Washington, 24 November 1998 (RFE/RL) -- Free trade advocates have long opposed protectionist and other barriers to trade, but for the first time a study has attempted to compute their costs and benefits to one country -- China.
The study, carried out by three top Chinese economists at the Unirule Institute in Beijing and published by the Washington-based Institute for International Economics (IIE), shows that eliminating China's trade barriers could give Chinese consumers an annual gain of around 14 percent of GNP (gross national product), or about $78 billion in 1994.
The study was conducted by calculating the cost of trade barriers for 25 highly protected products that are nevertheless imported into China in large quantities.
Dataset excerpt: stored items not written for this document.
+template <int N0, int N1, int N2>
+__global__ void __launch_bounds__(kTowerThreads, 1) mlp_relu_fwd_kernel(const __grid_constant__ TowerFwd p) {
+  static_assert(tower_shape_ok<N0, N1, N2>(), "tower widths");
+  constexpr int S = tower_stages<N0, N1, N2>(false);
+  static_assert(S >= 2, "ring");
   extern __shared__ __align__(16) unsigned char smem[];
-  constexpr int P1 = N0 + 8, P2 = N1 + 8, CP0 = cols_pad(N0), CP1 = cols_pad(N1);
-  bf16* w1h = reinterpret_cast<bf16*>(smem);
+  __shared__ __align__(8) uint64_t full[kStageMax], empty[kStageMax];
+  constexpr int P1 = N0 + 8, P2 = N1 + 8;
+  const TowerSmem sm = tower_smem<S>(smem, full, empty);
+  const int lane = threadIdx.x & 31, warp = threadIdx.x >> 5;
+  const int64_t blocks = p.rows_pad / kBlockRows;
+
+  if (warp == kTowerWarps) {
+    if (lane == 0) {
+      tma_prefetch_desc(&p.y0);
+      RingPos<S> pos;
+      for (int64_t blk = blockIdx.x; blk < blocks; blk += gridDim.x)
+        for (int kc = 0; kc < N0 / 16; ++kc) ring_load(sm.ring, pos, &p.y0, kc * 16, (int)(blk * kBlockRows));
+    }
+    return;
+  }
+
+  bf16* w1h = reinterpret_cast<bf16*>(sm.weights);
   bf16* w1l = w1h + N1 * P1;
   bf16* w2h = w1l + N1 * P1;
   bf16* w2l = w2h + N2 * P2;
   stage_weight<N0, N1, true>(p.w1, w1h, w1l);
   if constexpr (N2 > 0) stage_weight<N1, N2, true>(p.w2, w2h, w2l);
-  __syncthreads();
-
-  const int lane = threadIdx.x & 31, g = lane >> 2, t = lane & 3;
-  bf16* p0l = p.p0 + p.rows_pad * CP0;
-  const int64_t tiles = p.rows_pad / 16;
-  for (int64_t tile = (int64_t)blockIdx.x * kTowerWarps + (threadIdx.x >> 5); tile < tiles;
-       tile += (int64_t)gridDim.x * kTowerWarps) {
-    const int64_t r0 = tile * 16, ra = r0 + g, rb = ra + 8;
+  consumers_sync();
+
+  const int g = lane >> 2, t = lane & 3, ra_s = warp * 16 + g, rb_s = ra_s + 8;
+  unsigned char* stg = sm.stg + warp * kStgBytes;
+  RingPos<S> pos;
+  for (int64_t blk = blockIdx.x; blk < blocks; blk += gridDim.x) {
+    const int64_t r0 = blk * kBlockRows + warp * 16, ra = r0 + g, rb = ra + 8;
     const bool va = ra < p.batch, vb = rb < p.batch;
     float acc1[N1 / 8][4];
 #pragma unroll
     for (int j = 0; j < N1 / 8; ++j) acc1[j][0] = acc1[j][1] = acc1[j][2] = acc1[j][3] = 0.f;
-#pragma unroll 4
+    float2 x[4];
+    auto read_y0 = [&](float2 (&v)[4]) {
+      const unsigned char* st = ring_wait(sm.ring, pos);
+#pragma unroll
+      for (int i = 0; i < 4; ++i) v[i] = lds2(st, i & 1 ? rb_s : ra_s, (i >> 1) * 32 + 8 * t);
+      ring_release(sm.ring, pos, lane);
+    };
+    read_y0(x);
+#pragma unroll 2
     for (int kc = 0; kc < N0 / 16; ++kc) {
-      const int c = kc * 16 + 2 * t;
-      const float2 x0 = ld2(p.y0 + ra * N0 + c, va), x1 = ld2(p.y0 + rb * N0 + c, vb);
-      const float2 x2 = ld2(p.y0 + ra * N0 + c + 8, va), x3 = ld2(p.y0 + rb * N0 + c + 8, vb);
-      const Split2 s0 = split2(x0.x, x0.y), s1 = split2(x1.x, x1.y), s2 = split2(x2.x, x2.y), s3 = split2(x3.x, x3.y);
+      const Split2 s0 = split2(x[0].x, x[0].y), s1 = split2(x[1].x, x[1].y), s2 = split2(x[2].x, x[2].y),
+                   s3 = split2(x[3].x, x[3].y);
       const uint32_t ah[4] = {s0.hi, s1.hi, s2.hi, s3.hi}, al[4] = {s0.lo, s1.lo, s2.lo, s3.lo};
-      st_chunk(p.p0, CP0, ra, kc * 16, s0.hi, s1.hi, s2.hi, s3.hi, t);
-      st_chunk(p0l, CP0, ra, kc * 16, s0.lo, s1.lo, s2.lo, s3.lo, t);
+      if ((kc & 1) == 0) staging_reclaim(lane);
+      stage_split(stg, kc & 1, s0, s1, s2, s3, g, t);
+      if (kc & 1) staging_store(&p.p0, stg, (kc / 2) * 32, r0, p.rows_pad, lane);
+      if (kc + 1 < N0 / 16) read_y0(x);
       mma_k16<N1 / 8, P1>(acc1, ah, al, w1h, w1l, kc * 16, g, t);
     }
-    zero_pad_cols<N0>(p.p0, p0l, r0, lane);
 
     if constexpr (N2 == 0) {
 #pragma unroll
@@ -172,7 +302,6 @@
                     make_float2(relu_bias(acc1[j][2], b.x), relu_bias(acc1[j][3], b.y));
       }
     } else {
-      bf16* p1l = p.p1 + p.rows_pad * CP1;
       uint32_t a2h[N1 / 16][4], a2l[N1 / 16][4];
       Split2 pa, pb;
 #pragma unroll
@@ -184,13 +313,14 @@
         a2h[j / 2][(j & 1) * 2] = sa.hi; a2h[j / 2][(j & 1) * 2 + 1] = sb.hi;
         a2l[j / 2][(j & 1) * 2] = sa.lo; a2l[j / 2][(j & 1) * 2 + 1] = sb.lo;
         if (j & 1) {
-          st_chunk(p.p1, CP1, ra, (j / 2) * 16, pa.hi, pb.hi, sa.hi, sb.hi, t);
-          st_chunk(p1l, CP1, ra, (j / 2) * 16, pa.lo, pb.lo, sa.lo, sb.lo, t);
+          const int h = (j / 2) & 1;
+          if (h == 0) staging_reclaim(lane);
+          stage_split(stg, h, pa, pb, sa, sb, g, t);
+          if (h == 1) staging_store(&p.p1, stg, (j / 4) * 32, r0, p.rows_pad, lane);
         } else {
           pa = sa, pb = sb;
         }
       }
-      zero_pad_cols<N1>(p.p1, p1l, r0, lane);
       float acc2[N2 / 8][4];
 #pragma unroll
       for (int j = 0; j < N2 / 8; ++j) acc2[j][0] = acc2[j][1] = acc2[j][2] = acc2[j][3] = 0.f;
@@ -207,55 +337,96 @@
       }
     }
   }
+  if (lane == 0) bulk_wait_read();
 }
 
 template <int N0, int N1, int N2>
-__global__ void __launch_bounds__(kTowerThreads, 1) mlp_relu_bwd_kernel(const TowerBwd p) {
+__global__ void __launch_bounds__(kTowerThreads, 1) mlp_relu_bwd_kernel(const __grid_constant__ TowerBwd p) {
+  static_assert(tower_shape_ok<N0, N1, N2>(), "tower widths");
+  constexpr int S = tower_stages<N0, N1, N2>(true);
+  static_assert(S >= 2, "ring: dy and y_last are read together");
   extern __shared__ __align__(16) unsigned char smem[];
+  __shared__ __align__(8) uint64_t full[kStageMax], empty[kStageMax];
   constexpr int NL = N2 ? N2 : N1, NT = N0 + N1 + N2;
-  constexpr int P1 = N1 + 8, P2 = N2 + 8, CP0 = cols_pad(N0), CP1 = cols_pad(N1), CPL = cols_pad(NL);
+  constexpr int P1 = N1 + 8, P2 = N2 + 8;
   constexpr int NC = 32;
-  bf16* w1h = reinterpret_cast<bf16*>(smem);
+  const TowerSmem sm = tower_smem<S>(smem, full, empty);
+  const int lane = threadIdx.x & 31, warp = threadIdx.x >> 5;
+  const int64_t blocks = p.rows_pad / kBlockRows;
+
+  if (warp == kTowerWarps) {
+    if (lane == 0) {
+      tma_prefetch_desc(&p.dy);
+      tma_prefetch_desc(&p.ylast);
+      tma_prefetch_desc(&p.y0);
+      if constexpr (N2 > 0) tma_prefetch_desc(&p.y1h);
+      RingPos<S> pos;
+      for (int64_t blk = blockIdx.x; blk < blocks; blk += gridDim.x) {
+        const int r = (int)(blk * kBlockRows);
+        for (int c = 0; c < NL; c += 16) {
+          ring_load(sm.ring, pos, &p.dy, c, r);
+          ring_load(sm.ring, pos, &p.ylast, c, r);
+        }
+        if constexpr (N2 > 0)
+          for (int c = 0; c < N1; c += 32) ring_load(sm.ring, pos, &p.y1h, c, r);
+        for (int c = 0; c < N0; c += 16) ring_load(sm.ring, pos, &p.y0, c, r);
+      }
+    }
+    return;
+  }
+
+  bf16* w1h = reinterpret_cast<bf16*>(sm.weights);
   bf16* w1l = w1h + N0 * P1;
   bf16* w2h = w1l + N0 * P1;
   bf16* w2l = w2h + N1 * P2;
   float* red_all = reinterpret_cast<float*>(w2l + N1 * P2);
   stage_weight<N0, N1, false>(p.w1, w1h, w1l);
   if constexpr (N2 > 0) stage_weight<N1, N2, false>(p.w2, w2h, w2l);
-  for (int i = threadIdx.x; i < kTowerWarps * NT; i += kTowerThreads) red_all[i] = 0.f;
-  __syncthreads();
-
-  const int lane = threadIdx.x & 31, warp = threadIdx.x >> 5, g = lane >> 2, t = lane & 3;
+  for (int i = threadIdx.x; i < kTowerWarps * NT; i += kConsumerThreads) red_all[i] = 0.f;
+  consumers_sync();
+
+  const int g = lane >> 2, t = lane & 3, ra_s = warp * 16 + g, rb_s = ra_s + 8;
   float* red = red_all + warp * NT;
-  bf16* dzl = N2 ? p.dz2 : p.dz1;
-  bf16* dzl_lo = dzl + p.rows_pad * CPL;
-  bf16* dz0l = p.dz0 + p.rows_pad * CP0;
-  const int64_t tiles = p.rows_pad / 16;
-  for (int64_t tile = (int64_t)blockIdx.x * kTowerWarps + warp; tile < tiles; tile += (int64_t)gridDim.x * kTowerWarps) {
-    const int64_t r0 = tile * 16, ra = r0 + g, rb = ra + 8;
-    const bool va = ra < p.batch, vb = rb < p.batch;
+  const CUtensorMap* dzl = N2 ? &p.dz2 : &p.dz1;
+  unsigned char* stg = sm.stg + warp * kStgBytes;
+  RingPos<S> pos;
+  for (int64_t blk = blockIdx.x; blk < blocks; blk += gridDim.x) {
+    const int64_t r0 = blk * kBlockRows + warp * 16;
 
     uint32_t alh[NL / 16][4], all[NL / 16][4];
-    Split2 pa, pb;
-#pragma unroll
-    for (int j = 0; j < NL / 8; ++j) {
-      const int c = j * 8 + 2 * t;
-      const float2 da = ld2(p.dy + ra * NL + c, va), db = ld2(p.dy + rb * NL + c, vb);
-      const float2 ya = ld2(p.ylast + ra * NL + c, va), yb = ld2(p.ylast + rb * NL + c, vb);
-      const float z0 = da.x * (ya.x > 0.f ? 1.f : 0.f), z1 = da.y * (ya.y > 0.f ? 1.f : 0.f);
-      const float z2 = db.x * (yb.x > 0.f ? 1.f : 0.f), z3 = db.y * (yb.y > 0.f ? 1.f : 0.f);
-      const Split2 sa = split2(z0, z1), sb = split2(z2, z3);
-      alh[j / 2][(j & 1) * 2] = sa.hi; alh[j / 2][(j & 1) * 2 + 1] = sb.hi;
-      all[j / 2][(j & 1) * 2] = sa.lo; all[j / 2][(j & 1) * 2 + 1] = sb.lo;
-      if (j & 1) {
-        st_chunk(dzl, CPL, ra, (j / 2) * 16, pa.hi, pb.hi, sa.hi, sb.hi, t);
-        st_chunk(dzl_lo, CPL, ra, (j / 2) * 16, pa.lo, pb.lo, sa.lo, sb.lo, t);
-      } else {
-        pa = sa, pb = sb;
-      }
-      colsum_add(red, N0 + (N2 ? N1 : 0) + c, z0 + z2, z1 + z3, g);
-    }
-    zero_pad_cols<NL>(dzl, dzl_lo, r0, lane);
+#pragma unroll
+    for (int kc = 0; kc < NL / 16; ++kc) {
+      const unsigned char* sdy = ring_wait(sm.ring, pos);
+      RingPos<S> pos_y = pos;
+      pos_y.next();
+      const unsigned char* sy = ring_wait(sm.ring, pos_y);
+      float2 d[4], y[4];
+#pragma unroll
+      for (int i = 0; i < 4; ++i) {
+        d[i] = lds2(sdy, i & 1 ? rb_s : ra_s, (i >> 1) * 32 + 8 * t);
+        y[i] = lds2(sy, i & 1 ? rb_s : ra_s, (i >> 1) * 32 + 8 * t);
+      }
+      ring_release(sm.ring, pos, lane);
+      ring_release(sm.ring, pos, lane);
+      Split2 sp[4];
+#pragma unroll
+      for (int h = 0; h < 2; ++h) {
+        const int c = kc * 16 + h * 8 + 2 * t;
+        const float2 da = d[2 * h], db = d[2 * h + 1], ya = y[2 * h], yb = y[2 * h + 1];
+        const float z0 = da.x * (ya.x > 0.f ? 1.f : 0.f), z1 = da.y * (ya.y > 0.f ? 1.f : 0.f);
+        const float z2 = db.x * (yb.x > 0.f ? 1.f : 0.f), z3 = db.y * (yb.y > 0.f ? 1.f : 0.f);
+        sp[2 * h] = split2(z0, z1);
+        sp[2 * h + 1] = split2(z2, z3);
+        alh[kc][h * 2] = sp[2 * h].hi; alh[kc][h * 2 + 1] = sp[2 * h + 1].hi;
+        all[kc][h * 2] = sp[2 * h].lo; all[kc][h * 2 + 1] = sp[2 * h + 1].lo;
+        if (h == 1) {
+          if ((kc & 1) == 0) staging_reclaim(lane);
+          stage_split(stg, kc & 1, sp[0], sp[1], sp[2], sp[3], g, t);
+          if (kc & 1) staging_store(dzl, stg, (kc / 2) * 32, r0, p.rows_pad, lane);
+        }
+        colsum_add(red, N0 + (N2 ? N1 : 0) + c, z0 + z2, z1 + z3, g);
+      }
+    }
 
     uint32_t a1h[N1 / 16][4], a1l[N1 / 16][4];
     if constexpr (N2 == 0) {
@@ -269,28 +440,36 @@
       for (int j = 0; j < N1 / 8; ++j) acc[j][0] = acc[j][1] = acc[j][2] = acc[j][3] = 0.f;
 #pragma unroll
       for (int kc = 0; kc < N2 / 16; ++kc) mma_k16<N1 / 8, P2>(acc, alh[kc], all[kc], w2h, w2l, kc * 16, g, t);
-      const bf16* y1h = p.p1;
-      bf16* dz1l = p.dz1 + p.rows_pad * CP1;
+      Split2 pa, pb;
+      uint32_t ma[4], mb[4];
 #pragma unroll
       for (int j = 0; j < N1 / 8; ++j) {
         const int c = j * 8 + 2 * t;
-        uint32_t ma, mb;
-        asm volatile("ld.global.nc.u32 %0, [%1];" : "=r"(ma) : "l"(y1h + ra * CP1 + c));
-        asm volatile("ld.global.nc.u32 %0, [%1];" : "=r"(mb) : "l"(y1h + rb * CP1 + c));
-        const float z0 = acc[j][0] * ((ma & 0xffffu) ? 1.f : 0.f), z1 = acc[j][1] * ((ma >> 16) ? 1.f : 0.f);
-        const float z2 = acc[j][2] * ((mb & 0xffffu) ? 1.f : 0.f), z3 = acc[j][3] * ((mb >> 16) ? 1.f : 0.f);
+        if (j % 4 == 0) {
+          const unsigned char* sm1 = ring_wait(sm.ring, pos);
+#pragma unroll
+          for (int i = 0; i < 4; ++i) {
+            ma[i] = *reinterpret_cast<const uint32_t*>(sm1 + sw64(ra_s, i * 16 + 4 * t));
+            mb[i] = *reinterpret_cast<const uint32_t*>(sm1 + sw64(rb_s, i * 16 + 4 * t));
+          }
+          ring_release(sm.ring, pos, lane);
+        }
+        const uint32_t m0 = ma[j % 4], m1 = mb[j % 4];
+        const float z0 = acc[j][0] * ((m0 & 0xffffu) ? 1.f : 0.f), z1 = acc[j][1] * ((m0 >> 16) ? 1.f : 0.f);
+        const float z2 = acc[j][2] * ((m1 & 0xffffu) ? 1.f : 0.f), z3 = acc[j][3] * ((m1 >> 16) ? 1.f : 0.f);
         const Split2 sa = split2(z0, z1), sb = split2(z2, z3);
         a1h[j / 2][(j & 1) * 2] = sa.hi; a1h[j / 2][(j & 1) * 2 + 1] = sb.hi;
         a1l[j / 2][(j & 1) * 2] = sa.lo; a1l[j / 2][(j & 1) * 2 + 1] = sb.lo;
         if (j & 1) {
-          st_chunk(p.dz1, CP1, ra, (j / 2) * 16, pa.hi, pb.hi, sa.hi, sb.hi, t);
-          st_chunk(dz1l, CP1, ra, (j / 2) * 16, pa.lo, pb.lo, sa.lo, sb.lo, t);
+          const int h = (j / 2) & 1;
+          if (h == 0) staging_reclaim(lane);
+          stage_split(stg, h, pa, pb, sa, sb, g, t);
+          if (h == 1) staging_store(&p.dz1, stg, (j / 4) * 32, r0, p.rows_pad, lane);
         } else {
           pa = sa, pb = sb;
         }
         colsum_add(red, N0 + c, z0 + z2, z1 + z3, g);
       }
-      zero_pad_cols<N1>(p.dz1, dz1l, r0, lane);
     }
 
 #pragma unroll 1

The 25 products, including food, raw materials, fossil fuel products, manufactured goods, and transportation equipment, represent 30 percent of China's total imports and 35 percent of corresponding domestic production.
If China's highly protectionist trade barriers were removed, the study found, the value of imports in those 25 areas would increase from $38 billion per year to $68 billion.
One of the study's authors, Zhang Shugaung, told a gathering at the IIE last week that the average tariff on the 25 goods is 44 percent. He said that if just those 25 products were liberalized, it would give Chinese consumers a gain of around 6.2 percent of GNP or around $35 billion.
But the study acknowledges that there would be a serious downside to completely liberalizing trade -- a loss of about 11 million jobs or about 27 percent of the workforce in the affected industries.
That is a particularly worrisome figure, acknowledges the study, especially in a country with an extremely large workforce, much of which is underemployed in unprofitable enterprises.
Job losses would be especially heavy in agriculture, accounting for 85 percent of total losses.
However, says the study, China's agriculture is the worst at harboring the effectively unemployed. In 1994, it estimates China's rural labor force was 446 million people, but only about 308 million were gainfully employed. This leaves a rural labor surplus of about 31 percent of the total.
At the same time, the study says, the projected losses in industrial production from free trade are exaggerated in the study because it does not reflect the positive dynamic benefits of cutting trade barriers.
For example, it notes, without liberalization, each job retained in the protected industries costs consumers an average of over $3,100 per year.
Even more importantly, the study says trade liberalization would increase domestic employment in several sectors of the economy and would lead to higher domestic production, a greater variety of goods and services and more competition. All of this would help increase market efficiency.
The study says that using a dynamic model, the authors show that three our of four sectors of the Chinese economy with traditional monopoly or oligopoly structures would increase domestic production if trade and investment liberalization led to more competitive markets.
In 1995, China committed to reducing its average tariff rate to 15 percent by the year 2000, but the study says that the reforms to that end have been more incremental than systemic, leaving trade liberalization in the dust.